About this exercise: I would like each line of the data that holds the word "range" copied out.

Saved data entries:
▼

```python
class Program:

  def __init__(self, stencil: core.Stencil,
               opts: Optional[lower.LowerOptions] = None, device: int = 0,
               extent: Optional[Sequence[int]] = None,
               calibrate: Optional[bool] = None,
               source_prefix: str = ''):
    self.stencil = stencil
    self.opts = resolve_options(stencil, opts, extent)
    self.device = device
    self.module = lower.lower(stencil, self.opts)
    self.code = compile_source(source_prefix + self.module.source,
                               '%s.hip' % stencil.app_name)
    self.resources = kernel_resources(self.code)
    self.plan = make_plan(self.module, self.resources)
    if extent is not None:
      self.geometry(extent)
    self._lib = library()
    self._handle = ctypes.c_void_p()
    check(
        self._lib.soda_hip_program_create(self.code, len(self.code),
                                          ctypes.byref(self.plan), device,
                                          ctypes.byref(self._handle)),
        'loading `%s` on GPU %d' % (stencil.app_name, device))
    if calibrate is False:
      check(self._lib.soda_hip_program_set_auto_calibrate(self._handle, 0),
            'set_auto_calibrate')
    if calibrate and extent is not None:
      self.calibrate(extent)

# ... 485 lines not shown
```

Baseline: 6106 billion cells*iters/s.

## Add optional early-issued lane-swizzle carries and LDS-aware occupancy model

Adds a swz_ahead option that hoists cross-lane up-shift swizzles for the next row step into the current step. The shifted operands are carried in registers, so swizzle latency can overlap with VALU work. An optional sched_barrier fence variant, an occupancy hold selector, and an ISA swizzle-cover analysis are also added. The runtime's wave-residency model now accounts for LDS limits. The default swz_ahead is 0, so the new path is disabled unless an environment variable is set; the only default-path change is the LDS-aware residency estimate used in planning.

```diff
diff --git a/soda_amd/codegen/hip/lower.py b/soda_amd/codegen/hip/lower.py
--- a/soda_amd/codegen/hip/lower.py
+++ b/soda_amd/codegen/hip/lower.py
@@ -20,6 +20,7 @@
 MAX_TENSORS = 16
 DEFAULT_FUSE = (13, 12, 8, 4)
 SLIDING_SUMS = os.environ.get('SODA_HIP_SLIDE', '1') != '0'
+DEFAULT_SWZ_AHEAD = 0
 
 
 STRATEGIES = ('auto', 'direct', 'march', 'ldswin')
@@ -42,7 +43,7 @@
   tile_rows: Optional[int] = None
   lane_shift: Optional[str] = None
   min_waves: int = 0
-  occupancy: int = 0
+  occupancy: Union[int, Dict[int, int]] = 0
   pipe: Optional[int] = None
   pipe_rows: int = 2
   reg_budget: Optional[int] = None
@@ -53,6 +54,7 @@
   row_cells: Optional[int] = None
   windows: Optional[bool] = None
   inline: Optional[bool] = None
+  swz_ahead: Optional[int] = None
 
   def __post_init__(self):
     self.fuse = tuple(self.fuse)
@@ -62,6 +64,9 @@
       self.windows = os.environ.get('SODA_HIP_WINDOWS', '1') != '0'
     if self.xshare is None and os.environ.get('SODA_HIP_XSHARE'):
       self.xshare = os.environ['SODA_HIP_XSHARE'] == '1'
+    if self.swz_ahead is None:
+      self.swz_ahead = int(os.environ.get('SODA_HIP_SWZ_AHEAD') or
+                           DEFAULT_SWZ_AHEAD)
     if self.align_lanes is None and os.environ.get('SODA_HIP_ALIGN_LANES'):
       self.align_lanes = int(os.environ['SODA_HIP_ALIGN_LANES'])
 
@@ -194,6 +199,11 @@
         return int(opts.peel.get(t, -1))
       return int(opts.peel)
 
+    def occupancy_for(t: int) -> int:
+      if isinstance(opts.occupancy, dict):
+        return int(opts.occupancy.get(t, 0))
+      return int(opts.occupancy)
+
     def pipe_for(t: int) -> int:
       want = default_pipe(t) if opts.pipe is None else opts.pipe
       ok = (want > 1 and t > 1 and t % want == 0 and
@@ -224,11 +234,12 @@
           nt_store=opts.nt_store, nt_load=opts.nt_load,
           xcd_swizzle=opts.xcd_swizzle, edge_loads=opts.edge_loads,
           tile_rows=rows or opts.tile_rows, lane_shift=shift,
-          min_waves=opts.min_waves, occupancy=opts.occupancy,
+          min_waves=opts.min_waves, occupancy=occupancy_for(t),
           pipe=pipe_for(t), pipe_rows=opts.pipe_rows, stamps=opts.stamps,
           peel=peel_for(t), align_lanes=align, xshare=xshare,
           xwindow=bool(opts.windows),
-          slide=bool(opts.windows) and SLIDING_SUMS)
+          slide=bool(opts.windows) and SLIDING_SUMS,
+          swz_ahead=opts.swz_ahead)
       cfg.chunk_fixed = opts.chunk_rows is not None
       return cfg
 
diff --git a/soda_amd/codegen/hip/march.py b/soda_amd/codegen/hip/march.py
--- a/soda_amd/codegen/hip/march.py
+++ b/soda_amd/codegen/hip/march.py
@@ -62,6 +62,18 @@
     return 't%d_%s' % (self.it, self.stage.name)
 
 
+class _Carry:
+
+  def __init__(self, src: _Node, row: int, sub: int, lanes: int, age: int):
+    self.src, self.row, self.sub, self.lanes = src, row, sub, lanes
+    self.age = age
+    self.var = 'cy_%s_r%d_e%d_p%d_a%d' % (src.var, row, sub, lanes, age)
+    self.users: List[_Node] = []
+
+  def at(self, k: int, unroll: int) -> str:
+    return '%s_k%d' % (self.var, k % unroll)
+
+
 LDS_PER_CU = 160 * 1024
 MIRROR_PREFETCH = 1
 
@@ -79,7 +91,9 @@
                min_waves: int = 0, occupancy: int = 0,
                pipe: int = 1, pipe_rows: int = 4, stamps: bool = False,
                peel: int = -1, align_lanes: int = 1, xshare: int = 0,
-               xwindow: bool = True, slide: bool = True):
+               xwindow: bool = True, slide: bool = True,
+               swz_ahead: int = 0):
+    self.swz_ahead = int(swz_ahead)
     self.xwindow = xwindow
     self.slide = slide
     self.xshare = int(xshare)
@@ -104,6 +118,10 @@
     self.tile_rows = tile_rows
     self.chunk_fixed = False
 
+  def ahead(self) -> int:
+    ok = self.lane_shift == 'mixh' and self.pipe == 1 and not self.xshare
+    return self.swz_ahead if ok else 0
+
   def key(self) -> str:
     return ''.join((
         'T%d_V%d_P%d_W%dx%d_R%d' % (self.fused_iters, self.vec, self.prefetch,
@@ -111,6 +129,7 @@
         '_nts' if self.nt_store else '', '_ntl' if self.nt_load else '',
         '_xcd' if self.xcd_swizzle else '', '_edge' if self.edge_loads else '',
         LANE_SHIFTS[self.lane_shift],
+        '_sa%d' % self.swz_ahead if self.ahead() else '',
         '_mw%d' % self.min_waves if self.min_waves else '',
         '_occ%d' % self.occupancy if self.occupancy else '',
         '_buf',
@@ -613,6 +632,8 @@
                  'a.origin[0] + x0 + %d < a.gextent[0] - %d);'
                  % (o, e, e, max(0, -wlo[0]), e, max(0, whi[0])))
     self.use_mix = self.cfg.lane_shift == 'mixh'
+    self.ahead = self.cfg.ahead()
+    self.carries: Dict[Tuple[str, int, int, int, int], _Carry] = {}
     self.slide: Dict[int, Tuple[str, Tuple[int, ...], int]] = {}
     if self.cfg.xwindow and self.cfg.slide and self.W == 1:
       from soda_amd.optimization import windows
@@ -693,6 +714,12 @@
       self.w('  if (wave == %d) {  // iterations %d..%d of the chain' %
              (wv, wv * (self.T // self.W), (wv + 1) * (self.T // self.W) - 1))
     self.emit_decls(wv)
+    if self.ahead:
+      self._plan_carries(wv)
+      for c in self.carries.values():
+        for k in range(self.U):
+          self.w('  %s %s = (%s)0;' % (c.src.ctype, c.at(k, self.U),
+                                       c.src.ctype))
     self.w('  int tau = m_begin + (%d);' % (self.m_lo + self.lead))
     if wv == 0:
       for i in range(self.lead):
@@ -700,6 +727,11 @@
         self.emit_loads((i - self.lead) % self.U, 'tau - %d' % (self.lead - i))
         self.w('    }')
     self.w('  const int tau_end = m_end + %d;' % self.max_delay)
+    if self.carries:
+      self.w('  {  // up-shifts for the first row step')
+      for n in self.nodes:
+        self._emit_carries(n, 0, 0 if self.peeled else None)
+      self.w('  }')
     if self.peeled:
       self.w('  {  // warm-up: %d row steps, stages enter as their rows start '
              'to matter' % self.peeled)
@@ -756,15 +788,21 @@
         self.w('      hv_%s_s%d = soda_xs_%s[xs_rd < %d ? xs_rd + ((t - 1) & 1) * %d '
                ': xs_rd];' % (n.var, slot, n.var, 2 * self.xs_stride,
                               self.xs_stride))
+    issued = set()
     for n in self.nodes:
       if n.stage is not None and n.owner == wv:
-        if step is not None and not self.stage_needed(n, step):
-          continue
-        first = step is not None and (step == 0 or
-                                      not self.stage_needed(n, step - 1))
-        self._emit_stage(n, k, slide_init='first' if first else None)
-        if n.xs:
-          fresh_xs.append((n, self.slot_of(n, k, 0)))
+        if step is None or self.stage_needed(n, step):
+          first = step is not None and (step == 0 or
+                                        not self.stage_needed(n, step - 1))
+          self._emit_stage(n, k, slide_init='first' if first else None)
+          if n.xs:
+            fresh_xs.append((n, self.slot_of(n, k, 0)))
+        if self.carries:
+          nxt = None if step is None or step + 1 >= self.peeled else step + 1
+          for p in [n] + [q for q in n.parents.values() if q.is_input]:
+            if id(p) not in issued:
+              issued.add(id(p))
+              self._emit_carries(p, k + 1, nxt)
     self.shift_temps = max(self.shift_temps, len(self._shifted))
     if fresh_xs:
       self.w('      if (edge_lane) {')
@@ -776,6 +814,29 @@
       self.w('      }')
       self.w('      soda_pipe_barrier();')
     self.w('    }')
+
+  def _plan_carries(self, wv: int) -> None:
+    text, self.L = self.L, []
+    self.w = self.L.append
+    self._shifted, self._wide, self._stage_mark = {}, {}, 0
+    for n in self.nodes:
+      if n.stage is not None and n.owner == wv:
+        self._emit_stage(n, 0)
+    self.L = text
+    self.w = self.L.append
+
+  def _emit_carries(self, p: _Node, k: int, step: Optional[int]) -> None:
+    for c in self.carries.values():
+      if c.src is not p:
+        continue
+      if step is not None and not any(self.stage_needed(u, step)
+                                      for u in c.users):
+        continue
+      expr = '%s_s%d_r%d[%d]' % (p.var, self.slot_of(p, k, c.age), c.row, c.sub)
+      for _ in range(c.lanes):
+        expr = 'soda_lane_up32_ahead(%s)' % expr
+      self.w('      %s = %s;%s' % (c.at(k, self.U), expr, ' soda_sched_fence();'
+                                   if self.ahead == 2 else ''))
 
   def _emit_stage(self, n: _Node, k: int,
                   slide_init: Optional[str] = None) -> None:
@@ -809,6 +870,15 @@
 
       if lane_off == 0:
         return wide(src, '%s_e%d' % (reg, sub))
+      if self.ahead and lane_off > 0 and id(_n) not in self.slide and \
+          not p.xs and not (p.is_input and self.n_edge) and (
+              age > (p.first_use or 0) if p.is_input else
+              p.stage is not None and age >= 1):
+        c = self.carries.setdefault((p.var, row, sub, lane_off, age),
+                                    _Carry(p, row, sub, lane_off, age))
+        if _n not in c.users:
+          c.users.append(_n)
+        return wide(c.at(_k, self.U), c.at(_k, self.U))
       key = (p.var, slot, row, sub, lane_off)
       if key not in self._shifted:
         tmp = 'sh_%s_e%d_%s%d' % (reg, sub, 'm' if lane_off < 0 else 'p',
@@ -1027,12 +1097,12 @@
     self.w('      }')
 
   def _finish(self) -> PassDesc:
-    if self.shift_temps > MAX_SHIFT_TEMPS:
+    if self.shift_temps + len(self.carries) > MAX_SHIFT_TEMPS:
       raise util.SemanticError(
           'march: %d lane-shifted operands per row step (> %d); the taps reach '
           'too far along dim 0 for %d cells per lane' %
-          (self.shift_temps, MAX_SHIFT_TEMPS, self.V))
-    self.est_regs += self.shift_temps
+          (self.shift_temps + len(self.carries), MAX_SHIFT_TEMPS, self.V))
+    self.est_regs += self.shift_temps + len(self.carries)
     stages = [n for n in self.nodes if n.stage is not None]
     per_wave = []
     for wv in range(self.W):
diff --git a/soda_amd/csrc/soda_hip.cpp b/soda_amd/csrc/soda_hip.cpp
--- a/soda_amd/csrc/soda_hip.cpp
+++ b/soda_amd/csrc/soda_hip.cpp
@@ -322,6 +322,16 @@
   return w < 1 ? 1 : w > 8 ? 8 : w;
 }
 
+int resident_waves(const soda_hip_kernel_desc_t& d) {
+  int cap = waves_per_simd(d.vgprs);
+  if (d.lds_bytes > 0) {
+    const int wpb = (d.block[0] * d.block[1] * d.block[2] + 63) / 64;
+    const int64_t by_lds = (160 * 1024 / d.lds_bytes) * (int64_t)wpb / 4;
+    if (by_lds < cap) cap = by_lds < 1 ? 1 : (int)by_lds;
+  }
+  return cap;
+}
+
 double issue_share(int64_t k) { return k == 1 ? 2.0 : k == 2 ? 1.2 : 1.0; }
 double time_share(int64_t k) {
   return k == 1 ? 1.312 : k == 2 ? 1.475 : k == 3 ? 1.365 : 1.046;
@@ -336,7 +346,7 @@
   const bool load_only_warm = d.warm > 12 && d.warm_saved >= 0.75 * d.warm;
   const double warm = load_only_warm ? d.warm : d.warm - d.warm_saved;
   (void)tile; (void)dim;
-  const int cap = waves_per_simd(d.vgprs);
+  const int cap = resident_waves(d);
   if (d.pipe > 1) {
     int32_t target = (int32_t)(3.5 * d.warm) > 64 ? (int32_t)(3.5 * d.warm) : 64;
     int64_t chunks = (n + target - 1) / target;
@@ -453,7 +463,7 @@
     const int pipe = d.pipe > 0 ? d.pipe : 1;
     double steps = per_wave + d.warm - d.warm_saved;
     if (steps < 1) steps = 1;
-    const int64_t slots = (int64_t)(d.vgprs > 0 ? waves_per_simd(d.vgprs) : 8) *
+    const int64_t slots = (int64_t)(d.vgprs > 0 ? resident_waves(d) : 8) *
                           kSimds;
     const int64_t full = waves / slots, rem = waves - full * slots;
     double share = full * (double)(slots / kSimds) * time_share(slots / kSimds);
diff --git a/soda_amd/csrc/soda_rt.h b/soda_amd/csrc/soda_rt.h
--- a/soda_amd/csrc/soda_rt.h
+++ b/soda_amd/csrc/soda_rt.h
@@ -236,6 +236,9 @@
 struct soda_swz<T, 1> : soda_swz<T, 2> {};
 template <class T> SODA_DEV T soda_lane_dn32(T v) { return soda_swz<T>::dn32(v); }
 template <class T> SODA_DEV T soda_lane_up32(T v) { return soda_swz<T>::up32(v); }
+
+template <class T> SODA_DEV T soda_lane_up32_ahead(T v) { return soda_swz<T>::up32(v); }
+SODA_DEV void soda_sched_fence() { __builtin_amdgcn_sched_barrier(0); }
 
 template <class T, int V>
 struct soda_vec {
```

▲

Exercise response:
+        for k in range(self.U):
       for i in range(self.lead):
+      for _ in range(c.lanes):
     for wv in range(self.W):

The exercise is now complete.